# Al Faker



## 360twin (12/3/14)

My daughter brought this home from work today - a co-worker uses a Twisp and didn't like it, so she gave it to me to try (the juice, not the Twisp ). Quite refreshing.

Trouble is I can find absolutely nothing about it on the 'net. The only marking is a small 'Trans Speed Co. LTD' logo on the box, which also produced no hits. Has anyone come across this before?

Reactions: Like 1


----------



## johan (13/3/14)

The only SPEED I know can get you in big trouble with SANAP

Reactions: Funny 2


----------



## Tw!st3dVaP0r (13/3/14)

do they not make hooka tobacco ?


----------



## Tw!st3dVaP0r (13/3/14)

correction the al fakher makes hooka tobacco


----------



## mohamed (13/3/14)

Hi yes iv seen those liquids at a tobacco store ..they do make hookah tobacco like twist says ..iv tasted a few sample flavours and seem to me all the flavours has hints of menthol in it and did not appeal to me .

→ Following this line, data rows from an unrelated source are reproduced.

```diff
+namespace ws {
+constexpr int BK = 8, STAGES = 5, BM = 128, BN = 128, LD = 132;
+constexpr int NCONS = 8, NTHREADS = 384, PRODUCER = NCONS, MOVER = NCONS + 1;
+constexpr int RUN_MAX = 8;
+constexpr size_t RING = (size_t)STAGES * BK * 2 * LD * sizeof(double);
+constexpr size_t TILE = (size_t)BM * LD * sizeof(double);
+constexpr int NBAR = 2 * STAGES + 2;
+constexpr size_t SMEM = RING + TILE + NBAR * sizeof(uint64_t);
+static_assert(SMEM <= 227 * 1024, "one CTA per SM");
+__device__ __forceinline__ int srow(int r) { return r * LD + 4 * (r & 1); }
+}
+
+__global__ void __launch_bounds__(ws::NTHREADS, 1) gemm_tn_ws_kernel(GemmArgs g, int run) {
+    constexpr int BK = ws::BK, STAGES = ws::STAGES, BM = ws::BM, BN = ws::BN, LD = ws::LD, NCONS = ws::NCONS;
+    using ws::srow;
+    extern __shared__ __align__(128) unsigned char smem_raw[];
+    double* sA = reinterpret_cast<double*>(smem_raw);
+    double* sB = sA + STAGES * BK * LD;
+    double* sT = sB + STAGES * BK * LD;
+    uint64_t* full = reinterpret_cast<uint64_t*>(sT + BM * LD);
+    uint64_t* empty = full + STAGES;
+    uint64_t* cfull = empty + STAGES;
+    uint64_t* dfull = cfull + 1;
+
+    const int warp = threadIdx.x >> 5, lane = threadIdx.x & 31;
+    const int m0 = blockIdx.y * BM, nt0 = blockIdx.x * run;
+    const int ntiles = min(run, (g.N + BN - 1) / BN - nt0);
+    const int nkt = (g.K + BK - 1) / BK;
+    const bool use_c = (g.beta != 0.0);
+
+    if (threadIdx.x == 0) {
+        for (int s = 0; s < STAGES; ++s) {
+            mbar_init(&full[s], 1);
+            mbar_init(&empty[s], NCONS);
+        }
+        mbar_init(cfull, 1);
+        mbar_init(dfull, NCONS * 32);
+        fence_barrier_init();
+    }
+    __syncthreads();
+
+    if (warp >= NCONS) {
+        setmaxnreg_dec<48>();
+        const int mrows = min(BM, g.M - m0);
+        if (warp == ws::PRODUCER) {
+            const int wm = mrows == BM ? BM : ((mrows + 1) & ~1);
+            const int rr = lane & 15;
+            for (int t = 0, it = 0; t < ntiles; ++t) {
+                const int n0 = (nt0 + t) * BN, wn = min(BN, g.N - n0);
+                for (int kt = 0; kt < nkt; ++kt, ++it) {
+                    const int s = it % STAGES, u = it / STAGES;
+                    if (u > 0) mbar_wait(&empty[s], (u - 1) & 1);
+                    const int rows = min(BK, g.K - kt * BK);
+                    if (lane == 0) mbar_arrive_expect_tx(&full[s], (uint32_t)(rows * (wm + wn) * sizeof(double)));
+                    __syncwarp();
+                    if (rr < rows) {
+                        const int64_t k = (int64_t)kt * BK + rr;
+                        if (lane < 16)
+                            bulk_g2s(sA + (s * BK + rr) * LD, g.AT + k * g.ldat + m0, (uint32_t)(wm * sizeof(double)),
+                                     &full[s]);
+                        else
+                            bulk_g2s(sB + (s * BK + rr) * LD, g.B + k * g.ldb + n0, (uint32_t)(wn * sizeof(double)),
+                                     &full[s]);
+                    }
+                }
+            }
+        } else if (warp == ws::MOVER) {
+            for (int t = 0; t <= ntiles; ++t) {
+                if (t > 0) {
+                    const int n0 = (nt0 + t - 1) * BN, wn = min(BN, g.N - n0);
+                    mbar_wait(dfull, (t - 1) & 1);
+                    for (int r = lane; r < mrows; r += 32)
+                        bulk_s2g(g.D + (int64_t)(m0 + r) * g.ldd + n0, sT + srow(r), (uint32_t)(wn * sizeof(double)));
+                    bulk_commit();
+                    bulk_wait_read_all();
+                }
+                if (t == ntiles) break;
+                if (use_c) {
+                    const int n0 = (nt0 + t) * BN, wn = min(BN, g.N - n0);
+                    if (lane == 0) mbar_arrive_expect_tx(cfull, (uint32_t)(mrows * wn * sizeof(double)));
+                    __syncwarp();
+                    for (int r = lane; r < mrows; r += 32)
+                        bulk_g2s(sT + srow(r), g.C + (int64_t)(m0 + r) * g.ldc + n0, (uint32_t)(wn * sizeof(double)),
+                                 cfull);
+                } else if (lane == 0) {
+                    mbar_arrive(cfull);
+                }
+            }
+        }
+        return;
+    }
+    setmaxnreg_inc<224>();
+
+    const int wm_off = (warp >> 2) * 64, wn_off = (warp & 3) * 32;
+    const int g4 = lane >> 2, t4 = lane & 3;
+    const double alpha = g.alpha, beta = g.beta;
+    for (int t = 0, it = 0; t < ntiles; ++t) {
+        double acc[4][4][4];
+#pragma unroll
+        for (int i = 0; i < 4; ++i)
+#pragma unroll
+            for (int j = 0; j < 4; ++j) acc[i][j][0] = acc[i][j][1] = acc[i][j][2] = acc[i][j][3] = 0.0;
+
+        for (int kt = 0; kt < nkt; ++kt, ++it) {
+            const int s = it % STAGES, u = it / STAGES;
+            mbar_wait(&full[s], u & 1);
+            const int rows = min(BK, g.K - kt * BK);
+#pragma unroll
+            for (int kk = 0; kk < BK; kk += 8) {
+                if (kk < rows) {
+                    const bool hi = kk + 4 < rows;
+                    const double* a_k = sA + (s * BK + kk + t4) * LD + wm_off + g4;
+                    const double* b_k = sB + (s * BK + kk + t4) * LD + wn_off + g4;
+                    double b[4][2];
+#pragma unroll
+                    for (int j = 0; j < 4; ++j) {
+                        b[j][0] = b_k[8 * j];
+                        b[j][1] = hi ? b_k[4 * LD + 8 * j] : 0.0;
+                    }
+#pragma unroll
+                    for (int i = 0; i < 4; ++i) {
+                        const double a[4] = {a_k[16 * i], a_k[16 * i + 8], hi ? a_k[4 * LD + 16 * i] : 0.0,
+                                             hi ? a_k[4 * LD + 16 * i + 8] : 0.0};
+#pragma unroll
+                        for (int j = 0; j < 4; ++j) dmma16x8x8(acc[i][j], a, b[j]);
+                    }
+                }
+            }
+            __syncwarp();
+            if (lane == 0) mbar_arrive(&empty[s]);
+        }
+
+        mbar_wait(cfull, t & 1);
+#pragma unroll
+        for (int i = 0; i < 4; ++i)
+#pragma unroll
+            for (int h = 0; h < 2; ++h) {
+                double* rp = sT + srow(wm_off + 16 * i + 8 * h + g4) + wn_off + 2 * t4;
+#pragma unroll
+                for (int j = 0; j < 4; ++j) {
+                    double2* p = reinterpret_cast<double2*>(rp + 8 * j);
+                    double2 cv = make_double2(0.0, 0.0);
+                    if (use_c) cv = *p;
+                    double2 out;
+                    out.x = fma(alpha, acc[i][j][2 * h], beta * cv.x);
+                    out.y = fma(alpha, acc[i][j][2 * h + 1], beta * cv.y);
+                    *p = out;
+                }
+            }
+        fence_proxy_async();
+        mbar_arrive(dfull);
+    }
+}
+
 }
 
 namespace {
@@ -200,6 +355,36 @@
     CFLX_CUDA(cudaGetLastError());
     return CFLX_OK;
 }
+int setup_ws() {
+    static PerDeviceMax cfg;
+    if (cfg.raise(ws::SMEM))
+        CFLX_CUDA(cudaFuncSetAttribute(gemm_tn_ws_kernel, cudaFuncAttributeMaxDynamicSharedMemorySize, (int)ws::SMEM));
+    return CFLX_OK;
+}
+int sm_count() {
+    static int n[64] = {0};
+    int dev = 0;
+    cudaGetDevice(&dev);
+    dev &= 63;
+    if (n[dev] == 0 && cudaDeviceGetAttribute(&n[dev], cudaDevAttrMultiProcessorCount, dev) != cudaSuccess) n[dev] = 0;
+    return n[dev] > 0 ? n[dev] : 1;
+}
+int forced_run() {
+    static int v = -1;
+    if (v < 0) {
+        const char* e = getenv("CFLX_GEMM_RUN");
+        const int r = e ? atoi(e) : 0;
+        v = (r >= 1 && r <= ws::RUN_MAX) ? r : 0;
+    }
+    return v;
+}
+int pick_run(int ntm, int ntn) {
+    if (forced_run()) return forced_run();
+    const int64_t sms = sm_count();
+    for (int r = 4; r >= 2; --r)
+        if (r <= ntn && (int64_t)ntm * ((ntn + r - 1) / r) >= 2 * sms) return r;
+    return 0;
+}
 int tile_variant() {
     static int v = -1;
     if (v < 0) {
@@ -211,6 +396,7 @@
 }
 
 int gemm_tn_setup() {
+    CFLX_TRY(setup_ws());
     CFLX_TRY((setup_one<2, 4, 1>()));
     CFLX_TRY((setup_one<1, 4, 2>()));
     return CFLX_OK;
@@ -224,7 +410,14 @@
         return CFLX_ERR_UNSUPPORTED;
     }
     if (tile_variant() == 64) return launch_one<1, 4, 2>(g, stream);
-    return launch_one<2, 4, 1>(g, stream);
-}
-
-}
+    const int ntn = (g.N + ws::BN - 1) / ws::BN, ntm = (g.M + ws::BM - 1) / ws::BM;
+    const int run = pick_run(ntm, ntn);
+    if (run == 0) return launch_one<2, 4, 1>(g, stream);
+    CFLX_TRY(setup_ws());
+    dim3 grid((ntn + run - 1) / run, ntm);
+    gemm_tn_ws_kernel<<<grid, ws::NTHREADS, ws::SMEM, stream>>>(g, run);
+    CFLX_CUDA(cudaGetLastError());
+    return CFLX_OK;
+}
+
+}
```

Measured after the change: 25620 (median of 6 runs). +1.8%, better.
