torch::Tensor lt_fp8_matmul(torch::Tensor x, torch::Tensor w,
                            torch::Tensor scale_x, torch::Tensor scale_w) {
    TORCH_CHECK(x.is_cuda() && x.dtype() == torch::kFloat8_e4m3fn);
    TORCH_CHECK(w.dtype() == torch::kFloat8_e4m3fn);
    TORCH_CHECK(x.dim() == 2 && w.dim() == 2 && x.size(1) == w.size(1));
    TORCH_CHECK(scale_x.dtype() == torch::kFloat32 && scale_x.numel() == 1);
    auto xc = x.contiguous(), wc = w.contiguous();
    const long M = x.size(0), K = x.size(1), N = w.size(0);
    auto y = torch::empty({M, N},
                          x.options().dtype(torch::kBFloat16));

    std::lock_guard<std::mutex> lock(cache_mutex);
    std::string key = "fp8_" + std::to_string(M) + "_" + std::to_string(N) +
                      "_" + std::to_string(K);
    auto it = plan_cache().find(key);
    if (it == plan_cache().end()) {
        LtPlan plan;
        LT_CHECK(hipblasLtMatmulDescCreate(&plan.desc, HIPBLAS_COMPUTE_32F,
                                           HIP_R_32F));
        hipblasOperation_t opT = HIPBLAS_OP_T, opN = HIPBLAS_OP_N;
        LT_CHECK(hipblasLtMatmulDescSetAttribute(
            plan.desc, HIPBLASLT_MATMUL_DESC_TRANSA, &opT, sizeof(opT)));
        LT_CHECK(hipblasLtMatmulDescSetAttribute(
            plan.desc, HIPBLASLT_MATMUL_DESC_TRANSB, &opN, sizeof(opN)));
        LT_CHECK(hipblasLtMatrixLayoutCreate(&plan.a, HIP_R_8F_E4M3, K, N, K));
        LT_CHECK(hipblasLtMatrixLayoutCreate(&plan.b, HIP_R_8F_E4M3, K, M, K));
        LT_CHECK(hipblasLtMatrixLayoutCreate(&plan.d, HIP_R_16BF, N, M, N));
        hipblasLtMatmulPreference_t pref;
        LT_CHECK(hipblasLtMatmulPreferenceCreate(&pref));
        uint64_t ws_bytes = kWorkspaceBytes;
        LT_CHECK(hipblasLtMatmulPreferenceSetAttribute(
            pref, HIPBLASLT_MATMUL_PREF_MAX_WORKSPACE_BYTES, &ws_bytes,
            sizeof(ws_bytes)));
        hipblasLtMatmulHeuristicResult_t result{};
        int found = 0;
        LT_CHECK(hipblasLtMatmulAlgoGetHeuristic(
            lt_handle(), plan.desc, plan.a, plan.b, plan.d, plan.d, pref, 1,
            &result, &found));
        LT_CHECK(hipblasLtMatmulPreferenceDestroy(pref));
        TORCH_CHECK(found > 0, "hipblaslt: no fp8 algorithm at M=", M,
                    " N=", N, " K=", K);
        plan.algo = result.algo;
        plan.has_algo = true;
        it = plan_cache().emplace(key, plan).first;
    }
    LtPlan& plan = it->second;
    const void* sa = scale_w.data_ptr();
    const void* sb = scale_x.data_ptr();
    LT_CHECK(hipblasLtMatmulDescSetAttribute(
        plan.desc, HIPBLASLT_MATMUL_DESC_A_SCALE_POINTER, &sa, sizeof(sa)));
    LT_CHECK(hipblasLtMatmulDescSetAttribute(
        plan.desc, HIPBLASLT_MATMUL_DESC_B_SCALE_POINTER, &sb, sizeof(sb)));
    float alpha = 1.0f, beta = 0.0f;
    auto ws = workspace(y.options());
    auto stream = c10::hip::getCurrentHIPStream().stream();
    LT_CHECK(hipblasLtMatmul(
        lt_handle(), plan.desc, &alpha, wc.data_ptr(), plan.a, xc.data_ptr(),
        plan.b, &beta, y.data_ptr(), plan.d, y.data_ptr(), plan.d,
        &plan.algo, ws.data_ptr(), kWorkspaceBytes, stream));
    return y;
}

namespace {

enum class BwdOp { DgradTN, Dgrad, Wgrad };

BwdOp parse_bwd_op(const std::string& op) {
    if (op == "dgrad_tn") return BwdOp::DgradTN;
    if (op == "dgrad") return BwdOp::Dgrad;
    if (op == "wgrad") return BwdOp::Wgrad;
    TORCH_CHECK(false, "unknown op '", op, "' (dgrad_tn, dgrad, wgrad)");
}

struct BwdProblem {
    bool transa, transb;
    long m, n, k;
};

BwdProblem bwd_problem(BwdOp op, long M, long N, long K) {
    switch (op) {
    case BwdOp::DgradTN: return {true, false, K, M, N};
    case BwdOp::Dgrad:   return {false, false, K, M, N};
    default:             return {false, true, K, N, M};
    }
}

void check_operand(const torch::Tensor& t, const char* name) {
    TORCH_CHECK(t.is_cuda(), name, " must be a CUDA tensor");
    TORCH_CHECK(t.dtype() == torch::kBFloat16, name, " must be bf16");
    TORCH_CHECK(t.dim() == 2, name, " must be 2-d");
    TORCH_CHECK(t.is_contiguous(), name, " must be contiguous");
    TORCH_CHECK(t.numel() > 0, name, " must not be empty");
    TORCH_CHECK(reinterpret_cast<uintptr_t>(t.data_ptr()) % 16 == 0, name,
                " must be 16-byte aligned");
}

void check_pair(const torch::Tensor& a, const char* an,
                const torch::Tensor& b, const char* bn) {
    check_operand(a, an);
    check_operand(b, bn);
    TORCH_CHECK(a.device() == b.device(), an, " and ", bn,
                " must be on one device");
}

torch::Tensor run_bwd(BwdOp op, long M, long N, long K, long algo,
                      const torch::Tensor& colA, const torch::Tensor& colB,
                      long out_rows, long out_cols) {
    TORCH_CHECK(algo >= -1 && algo <= INT_MAX, "bad algorithm index ", algo);
    BwdProblem p = bwd_problem(op, M, N, K);
    auto& plan = get_plan(HIPBLASLT_EPILOGUE_DEFAULT, p.transa, p.transb, p.m,
                          p.n, p.k, (int)algo, nullptr, nullptr, 0);
    auto out = torch::empty({out_rows, out_cols}, colA.options());
    run_matmul(plan, colA.data_ptr(), colB.data_ptr(), out.data_ptr(), nullptr,
               nullptr, 0, HIPBLASLT_EPILOGUE_DEFAULT, M, N, K,
               colA.options());
    return out;
}

}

Sent from my GT-N7100 using Tapatalk


----------



## shabbar (13/3/14)

johanct said:


> The only SPEED I know can get you in big trouble with SANAP



hahahaha , hilarious


----------



## 360twin (13/3/14)

Apparently a 'smoke' shop in Edenvale has these, as my daughter was told - probably a tobacco shop, but I'll go and have a look. Knowing that there is some dodgy juice around, I always like to find out about anything I intend to inhale - this has no batch number, expiry date, manufacturer ('cept for the above) or any identifying marks, so seems a bit suspect.

I just thought after writing the above; a couple of months ago I was burning all sorts of poisonous crap and inhaling it without much worry - why the big concern now?

Reactions: Like 3


----------



## ShaneW (13/3/14)

Al faker smoke juice... That doesn't sound dodgy at all

Reactions: Agree 3


----------